Brunswick, Georgia – Altama Plantation is perhaps the most critical, and intriguing, piece of property along the entire Altamaha River corridor.
It was here in the early 1800s that plantation owner James Hamilton Couper introduced the Dutch system of tidal floodgates to grow rice. He planted sugar cane and built a refinery whose red-brick remains still stand. Couper, a noted scientist, also recorded the first eastern indigo snake, a threatened species which bears his name (Drymarchon couperi).

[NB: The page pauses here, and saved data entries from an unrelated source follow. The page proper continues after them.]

## Files before the change

### include/gca_hip.h

```cpp
#ifndef GCA_HIP_H
#define GCA_HIP_H

#include <stdint.h>

#ifdef __cplusplus
extern "C" {
#endif

#define GCA_OK 0
#define GCA_EINVAL (-1)
#define GCA_ELAUNCH (-2)

int gca_version(void);

int gca_conv_halo_occupancy(int tm, int tn, int math, int64_t lds_bytes);

int gca_set_conv_math(int mode);
int gca_get_conv_math(void);

typedef struct {
  int32_t N, C, D, H, W;
  int32_t K;
  int32_t kd, kh, kw;
  int32_t sd, sh, sw;
// ... 64 lines not shown
                    float* save_mean, float* save_invstd, float* scale, float* shift, void* stream);
int gca_conv_fwd_slabs(const gca_conv_geom* g, const void* x, const float* wpack, const int32_t* table, void* ws,
                       int32_t* out_splits, void* stream);
int gca_bn_train_fwd_slabs(const float* slabs, int64_t splits, double count, const float* gamma, const float* beta, float eps,
                           float momentum, float* running_mean, float* running_var, int64_t* num_batches_tracked,
                           float* save_mean, float* save_invstd, float* scale, float* shift, float* y, const float* residual,
                           int relu, int64_t N, int64_t C, int64_t SP, float* z, int64_t z_batch_stride, void* stream);
int gca_bn_train_fwd(const float* stat_sum, const float* stat_sq, int64_t P, int64_t C, double count,
                     const float* gamma, const float* beta, float eps, float momentum,
                     float* running_mean, float* running_var, int64_t* num_batches_tracked,
                     float* save_mean, float* save_invstd, float* scale, float* shift,
                     const void* x, const void* residual, int relu, int64_t N, int64_t SP, void* z,
                     int64_t z_batch_stride, int act_f16, void* stream);
int gca_bn_fold_eval(const float* gamma, const float* beta, const float* running_mean,
                     const float* running_var, float eps, int64_t C, float* scale, float* shift, void* stream);
int gca_bn_apply(const void* x, const float* scale, const float* shift, const void* residual,
                 int relu, int64_t N, int64_t C, int64_t SP, void* z, int64_t z_batch_stride, int act_f16, void* stream);
int64_t gca_bn_bwd_ws_bytes(int64_t N, int64_t C, int64_t SP);
int gca_bn_bwd(const void* dz_in, const void* z, const void* x, const float* gamma,
               const float* save_mean, const float* save_invstd, int relu,
               int64_t N, int64_t C, int64_t SP, void* dx, float* dgamma, float* dbeta,
               void* dres, int dres_accumulate, int64_t z_batch_stride ,
               const float* scale, const float* shift, void* ws, int act_f16, void* stream);

typedef struct {
  int32_t N, C, D, H, W;
  int32_t kd, kh, kw, sd, sh, sw, pd, ph, pw;
  int32_t OD, OH, OW;
} gca_pool_geom;
int gca_maxpool3d_fwd(const gca_pool_geom* g, const void* x, void* y, int32_t* argmax, const float* scale,
                      const float* shift, int act_f16, void* stream);
int gca_maxpool3d_bwd(const gca_pool_geom* g, const void* dy, const int32_t* argmax, void* dx,
                      int accumulate, int act_f16, void* stream);
int gca_avgpool3d_fwd(const gca_pool_geom* g, const float* x, float* y, void* stream);
int gca_avgpool3d_bwd(const gca_pool_geom* g, const float* dy, float* dx, int accumulate, void* stream);
int gca_wavgpool_fwd(const void* x, const float* wt, float norm, int64_t NC, int64_t D, int64_t HW,
                     float* y, int x_f16, void* stream);
int gca_wavgpool_bwd(const float* dy, const float* wt, float norm, int64_t NC, int64_t D, int64_t HW,
                     void* dx, int x_f16, void* stream);

int gca_relu_fwd(const float* x, int64_t n, float* y, void* stream);
int gca_relu_bwd(const float* dy, const float* y, int64_t n, float* dx, void* stream);
int gca_l2norm_fwd(const float* x, int64_t rows, int64_t dim, float eps, float* y, float* inv_norm, void* stream);
int gca_l2norm_bwd(const float* dy, const float* y, const float* inv_norm, int64_t rows, int64_t dim,
                   float* dx, void* stream);
int gca_negcos_fwd_bwd(const float* p, const float* z, int64_t rows, int64_t dim, float scale,
                       float* loss, int accumulate, float* dp, void* stream);
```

Altama is poised yet again to make history. It is the linchpin connecting two distinctive conservation corridors: the Altamaha; and an under-construction greenway that runs from the Okefenokee Swamp to Fort Stewart near Savannah, Georgia.
The goal, ultimately, is 1.5 million acres of protected land across the coastal plain of Georgia. Jason Lee, a Georgia Department of Natural Resources (DNR) program manager stitching the corridors together, says a long-term Southern conservation strategy depends upon huge swaths of connected lands.
“We not only have development and land-use patterns way out into the future that we’re uncertain about, but we also have a lot of obstacles that prevent species from moving about freely,” Lee said. “We’re trying to protect enough habitat so that species we’re concerned about can persist well into the future.”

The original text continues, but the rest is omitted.